Square Root of 249

The square root is the inverse of the square of the number. 249 is not a perfect square. The square root of 249 is expressed in both radical and exponential form. In the radical form, it is expressed as √249, whereas (249)^(1/2) in the exponential form. √249 ≈ 15.7797, which is an irrational number because it cannot be expressed in the form of p/q, where p and q are integers and q ≠ 0.

The prime factorization method is typically used for perfect square numbers. However, for non-perfect square numbers, the long-division method and approximation method are more appropriate. Let us now learn the following methods:

• Prime factorization method
• Long division method
• Approximation method

The product of prime factors is the Prime factorization of a number. Now let us look at how 249 is broken down into its prime factors:

Step 1: Finding the prime factors of 249 Breaking it down, we get 3 x 83: 3^1 x 83^1

Step 2: Now we have found out the prime factors of 249. Since 249 is not a perfect square, the digits of the number can’t be grouped into pairs.

Therefore, calculating √249 using prime factorization is not straightforward.

The long division method is particularly used for non-perfect square numbers. In this method, we should check the closest perfect square number for the given number. Let us now learn how to find the square root using the long division method, step by step.

Step 1: To begin with, we need to group the numbers from right to left. In the case of 249, we need to group it as 49 and 2.

Step 2: Now we need to find n whose square is 2. We can say n as ‘1’ because 1 x 1 is lesser than or equal to 2. Now the quotient is 1, after subtracting 1 from 2, the remainder is 1.

Step 3: Now let us bring down 49, which is the new dividend. Add the old divisor with the same number, 1 + 1, and we get 2, which will be our new divisor.

Step 4: The new divisor will be the sum of the dividend and quotient. Now we have 2n as the new divisor, we need to find the value of n.

Step 5: The next step is finding 2n x n ≤ 149. Let us consider n as 7, now 2 x 7 x 7 = 98

Step 6: Subtract 149 from 98, the difference is 51, and the quotient is 17.

Step 7: Since the dividend is greater than the divisor, we need to add a decimal point. Adding the decimal point allows us to add two zeroes to the dividend. Now the new dividend is 5100.

Step 8: Now we need to find the new divisor that is 157, because 157 x 3 = 471.

Step 9: Subtracting 471 from 5100, we get the result 429.

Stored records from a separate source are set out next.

# kerry-he/fsae-mpc

Hardware: AMD Instinct MI355X
Metric: QP solves/sec (batched LTV-MPC, N=40 nx=5 nu=2 fp64) (higher is better)
Workload: dtype f64

## Files before the change

### fsae-mpc_amd/csrc/qp_solver.hip

```cpp
#include <hip/hip_runtime.h>
#include <math.h>
#include <stdint.h>
#include <stdlib.h>
#include <stdio.h>
#include "qp_solver.h"

typedef double v4d __attribute__((ext_vector_type(4)));
typedef double v2d __attribute__((ext_vector_type(2)));

#define DEVINL __device__ __forceinline__
#ifndef QP_SOLVE_REFINE_STEPS
#define QP_SOLVE_REFINE_STEPS 1
#endif
#ifndef QP_FULL_BARRIERS
#define WAVE_SYNC() do { __builtin_amdgcn_fence(__ATOMIC_SEQ_CST, "wavefront"); __builtin_amdgcn_wave_barrier(); } while (0)
#else
#define WAVE_SYNC() __syncthreads()
#endif

namespace {

DEVINL double rl(double v, int src) {
  int lo = __builtin_amdgcn_readlane(__double2loint(v), src);
  int hi = __builtin_amdgcn_readlane(__double2hiint(v), src);
// ... 403 lines not shown
}

template <int T> DEVINL void hx_from_acc(const Ctx& k, const v4d* acc, const double* XV, double* HX) {
  double xr[T][4], xc[T], sc[T], sr[T][4];
#pragma unroll
  for (int I = 0; I < T; ++I) {
    xc[I] = XV[16 * I + k.c]; sc[I] = 0.0;
#pragma unroll
    for (int p = 0; p < 4; ++p) { xr[I][p] = XV[16 * I + k.q + 4 * p]; sr[I][p] = 0.0; }
  }
#pragma unroll
  for (int I = 0; I < T; ++I)
#pragma unroll
    for (int J = I; J < T; ++J) {
      const v4d& h = acc[Tri<T>::idx(I, J)];
#pragma unroll
      for (int p = 0; p < 4; ++p) {
        sc[J] = fma(h[p], xr[I][p], sc[J]);
        if (J > I) sr[I][p] = fma(h[p], xc[J], sr[I][p]);
      }
    }
  WAVE_SYNC();
#pragma unroll
  for (int J = 0; J < T; ++J) { const double v = q_sum(sc[J]); if (k.q == 0) HX[16 * J + k.c] = v; }
  WAVE_SYNC();
#pragma unroll
  for (int I = 0; I < T - 1; ++I)
#pragma unroll
    for (int p = 0; p < 4; ++p) { const double v = grp16_sum(sr[I][p]); if (k.c == 0) HX[16 * I + k.q + 4 * p] += v; }
}

template <int C> struct IC { static constexpr int value = C; };

#ifdef QP_DRAIN_STREAM
template <int T> struct StreamCfg {
  static constexpr int R = 3 * T;
};
template <int T> struct Stream {
  static constexpr int R = StreamCfg<T>::R;
  const char* gnext;
  int half;
  DEVINL void issue(const Ctx& k, int slot) {
    __builtin_amdgcn_global_load_lds((const __attribute__((address_space(1))) void*)(gnext + k.lane * 16),
                                     (__attribute__((address_space(3))) void*)(k.ring + slot * 128), 16, 0, 0);
    gnext += 1024;
  }
  DEVINL void start(const Ctx& k, int c0) {
    gnext = reinterpret_cast<const char*>(k.Aw); half = 0;
#pragma unroll
    for (int t = 0; t < T; ++t) if (t < c0) issue(k, t);
  }
  template <int C> DEVINL void next_pair(const Ctx& k, v2d* b, int cn) {
    asm volatile("s_waitcnt vmcnt(0)" ::: "memory");
    const int other = (half ^ 1) * T;
#pragma unroll
    for (int t = 0; t < T; ++t) if (t < cn) issue(k, other + t);
    asm volatile("" ::: "memory");
#pragma unroll
    for (int t = 0; t < C; ++t) b[t] = *reinterpret_cast<const v2d*>(k.ring + (half * T + t) * 128 + k.lane * 2);
    half ^= 1;
  }
  DEVINL void drain() { asm volatile("s_waitcnt vmcnt(0)" ::: "memory"); }
};
#else
template <int T> struct StreamCfg {
  static constexpr int D = 2 * T;
  static constexpr int R = D + T;
};
template <int T> struct Stream {
  static constexpr int D = StreamCfg<T>::D, R = StreamCfg<T>::R;
  const char* gnext; int slot_i, slot_e;
  DEVINL void issue(const Ctx& k) {
    __builtin_amdgcn_global_load_lds((const __attribute__((address_space(1))) void*)(gnext + k.lane * 16),
                                     (__attribute__((address_space(3))) void*)(k.ring + slot_i * 128), 16, 0, 0);
    gnext += 1024;
    slot_i = slot_i + 1 == R ? 0 : slot_i + 1;
  }
  DEVINL void start(const Ctx& k, int) {
    gnext = reinterpret_cast<const char*>(k.Aw); slot_i = 0; slot_e = 0;
#pragma unroll
    for (int j = 0; j < D; ++j) issue(k);
  }
  template <int C> DEVINL void next_pair(const Ctx& k, v2d* b, int) {
#pragma unroll
    for (int t = 0; t < C; ++t) issue(k);
    asm volatile("s_waitcnt vmcnt(%0)" :: "n"(D) : "memory");
#pragma unroll
    for (int t = 0; t < C; ++t) {
      int sl = slot_e + t; if (sl >= R) sl -= R;
      b[t] = *reinterpret_cast<const v2d*>(k.ring + sl * 128 + k.lane * 2);
    }
    slot_e += C; if (slot_e >= R) slot_e -= R;
  }
  DEVINL void drain() { asm volatile("s_waitcnt vmcnt(0)" ::: "memory"); }
};
#endif

template <int NA> struct CoefStage {
  double reg[NA > 0 ? NA : 1];
  DEVINL void load(const Ctx& k, const double* const* arr, int js) {
    const int jc = js < k.J ? js : k.J - 1;
#pragma unroll
    for (int a = 0; a < NA; ++a) reg[a] = arr[a][jc * 64 + k.lane];
  }
  DEVINL void commit(const Ctx& k) {
#pragma unroll
    for (int a = 0; a < NA; ++a) k.cof[a * 64 + k.lane] = reg[a];
  }
  DEVINL void read_pair(const Ctx& k, int s, v2d* out) const {
#pragma unroll
    for (int a = 0; a < NA; ++a) out[a] = *reinterpret_cast<const v2d*>(k.cof + a * 64 + k.q * 16 + (s & 15));
  }
};

template <int T, int NB> DEVINL void pass_syrk(const Ctx& k, v4d* acc, double* P1, double* P2, double* P3, double* MB) {
  constexpr int NBB = NB > 0 ? NB : 1;
  constexpr int NA = 4 + NB;
  const int JS = k.J * 64;
  const double* arr[NA];
  arr[0] = rowp(k, R_D); arr[1] = rowp(k, R_W1); arr[2] = rowp(k, R_W2); arr[3] = rowp(k, R_W3);
#pragma unroll
  for (int e = 0; e < NB; ++e) arr[4 + e] = k.Ab + (size_t)e * JS;
  double p1[T], p2[T], p3[T];
  double pb[NBB][T], sbb[NBB][NBB], pwb[3][NBB];
#pragma unroll
  for (int t = 0; t < T; ++t) { p1[t] = 0; p2[t] = 0; p3[t] = 0; }
#pragma unroll
  for (int e = 0; e < NBB; ++e) {
#pragma unroll
    for (int t = 0; t < T; ++t) pb[e][t] = 0;
#pragma unroll
    for (int f = 0; f < NBB; ++f) sbb[e][f] = 0;
    pwb[0][e] = pwb[1][e] = pwb[2][e] = 0;
  }
  Stream<T> st;
  CoefStage<NA> cs;
  int tr = 0;
  if (k.ntr > 0) { st.start(k, k.tcs[0]); cs.load(k, arr, 0); }
  auto phase = [&](auto Cc) __attribute__((always_inline)) {
    constexpr int C = decltype(Cc)::value;
    const int tr_end = k.tend[C];
    for (; tr < tr_end; ++tr) {
      if ((tr & 3) == 0) { cs.commit(k); cs.load(k, arr, (tr >> 2) + 1); }
#pragma unroll
      for (int u = 0; u < 2; ++u) {
        v2d b[C], cf[NA];
        st.template next_pair<C>(k, b, u == 0 ? C : (tr + 1 < tr_end ? C : (tr + 1 < k.ntr ? k.tcs[tr + 1] : 0)));
        cs.read_pair(k, 4 * tr + 2 * u, cf);
        asm volatile("" ::: "memory");
#pragma unroll
        for (int h = 0; h < 2; ++h) {
          double a[C], ab[NBB];
          const double dd = cf[0][h], w1 = cf[1][h], w2 = cf[2][h], w3 = cf[3][h];
#pragma unroll
          for (int e = 0; e < NB; ++e) ab[e] = cf[4 + e][h];
#pragma unroll
          for (int t = 0; t < C; ++t) a[t] = dd * b[t][h];
#pragma unroll
          for (int I = 0; I < C; ++I)
#pragma unroll
            for (int Jt = I; Jt < C; ++Jt)
              acc[Tri<T>::idx(I, Jt)] = __builtin_amdgcn_mfma_f64_16x16x4f64(a[I], b[Jt][h], acc[Tri<T>::idx(I, Jt)], 0, 0, 0);
#pragma unroll
          for (int t = 0; t < C; ++t) {
            p1[t] = fma(w1, b[t][h], p1[t]); p2[t] = fma(w2, b[t][h], p2[t]); p3[t] = fma(w3, b[t][h], p3[t]);
          }
#pragma unroll
          for (int e = 0; e < NB; ++e) {
            const double dab = dd * ab[e];
#pragma unroll
            for (int t = 0; t < C; ++t) pb[e][t] = fma(dab, b[t][h], pb[e][t]);
#pragma unroll
            for (int f = e; f < NB; ++f) sbb[e][f] = fma(dab, ab[f], sbb[e][f]);
            pwb[0][e] = fma(w1, ab[e], pwb[0][e]); pwb[1][e] = fma(w2, ab[e], pwb[1][e]); pwb[2][e] = fma(w3, ab[e], pwb[2][e]);
          }
        }
      }
    }
  };
  if constexpr (T >= 1) phase(IC<1>{});
  if constexpr (T >= 2) phase(IC<2>{});
  if constexpr (T >= 3) phase(IC<3>{});
  if constexpr (T >= 4) phase(IC<4>{});
  if constexpr (T >= 5) phase(IC<5>{});
  if constexpr (T >= 6) phase(IC<6>{});
  if constexpr (T >= 7) phase(IC<7>{});
  if constexpr (T >= 8) phase(IC<8>{});
  if (k.ntr > 0) st.drain();
#pragma unroll
  for (int t = 0; t < T; ++t) {
    double v1 = q_sum(p1[t]), v2 = q_sum(p2[t]), v3 = q_sum(p3[t]);
    if (k.q == 0) { P1[16 * t + k.c] = v1; P2[16 * t + k.c] = v2; P3[16 * t + k.c] = v3; }
  }
#pragma unroll
  for (int e = 0; e < NB; ++e) {
#pragma unroll
    for (int t = 0; t < T; ++t) { const double vb = q_sum(pb[e][t]); if (k.q == 0) MB[e * k.np + 16 * t + k.c] = vb; }
    const double v1 = q_sum(pwb[0][e]), v2 = q_sum(pwb[1][e]), v3 = q_sum(pwb[2][e]);
    if (k.lane == 0) { P1[k.nc + e] = v1; P2[k.nc + e] = v2; P3[k.nc + e] = v3; }
#pragma unroll
    for (int f = 0; f < NB; ++f) {
      const double sv = q_sum(f >= e ? sbb[e][f] : sbb[f][e]);
      if (k.lane == 0) MB[e * k.np + k.nc + f] = sv;
    }
  }
}
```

Step 10: Now the quotient is 15.7.

Step 11: Continue doing these steps until we get two numbers after the decimal point. Suppose there are no decimal values; continue till the remainder is zero. So the square root of √249 is approximately 15.78.

The approximation method is another method for finding the square roots; it is an easy method to find the square root of a given number. Now let us learn how to find the square root of 249 using the approximation method.

Step 1: Now we have to find the closest perfect square of √249. The smallest perfect square less than 249 is 225, and the largest perfect square greater than 249 is 256. √249 falls somewhere between 15 and 16.

Step 2: Now we need to apply the formula that is (Given number - smallest perfect square) / (Greater perfect square - smallest perfect square). Going by the formula (249 - 225) / (256 - 225) ≈ 0.7742. Using the formula, we identified the decimal point of our square root. The next step is adding the value we got initially to the decimal number, which is 15 + 0.7742 ≈ 15.7742, so the square root of 249 is approximately 15.77.

• Square root: A square root is the inverse of a square. Example: 4^2 = 16, and the inverse of the square is the square root, that is √16 = 4.
   
• Irrational number: An irrational number is a number that cannot be written in the form of p/q, where q is not equal to zero, and p and q are integers.
   
• Principal square root: A number has both positive and negative square roots; however, the positive square root is more commonly used and is known as the principal square root.
   
• Prime factorization: The expression of a number as a product of its prime factors. For example, the prime factorization of 249 is 3 x 83.
   
• Decimal approximation: This refers to expressing an irrational number in decimal form to a certain degree of accuracy. For example, √249 ≈ 15.7797.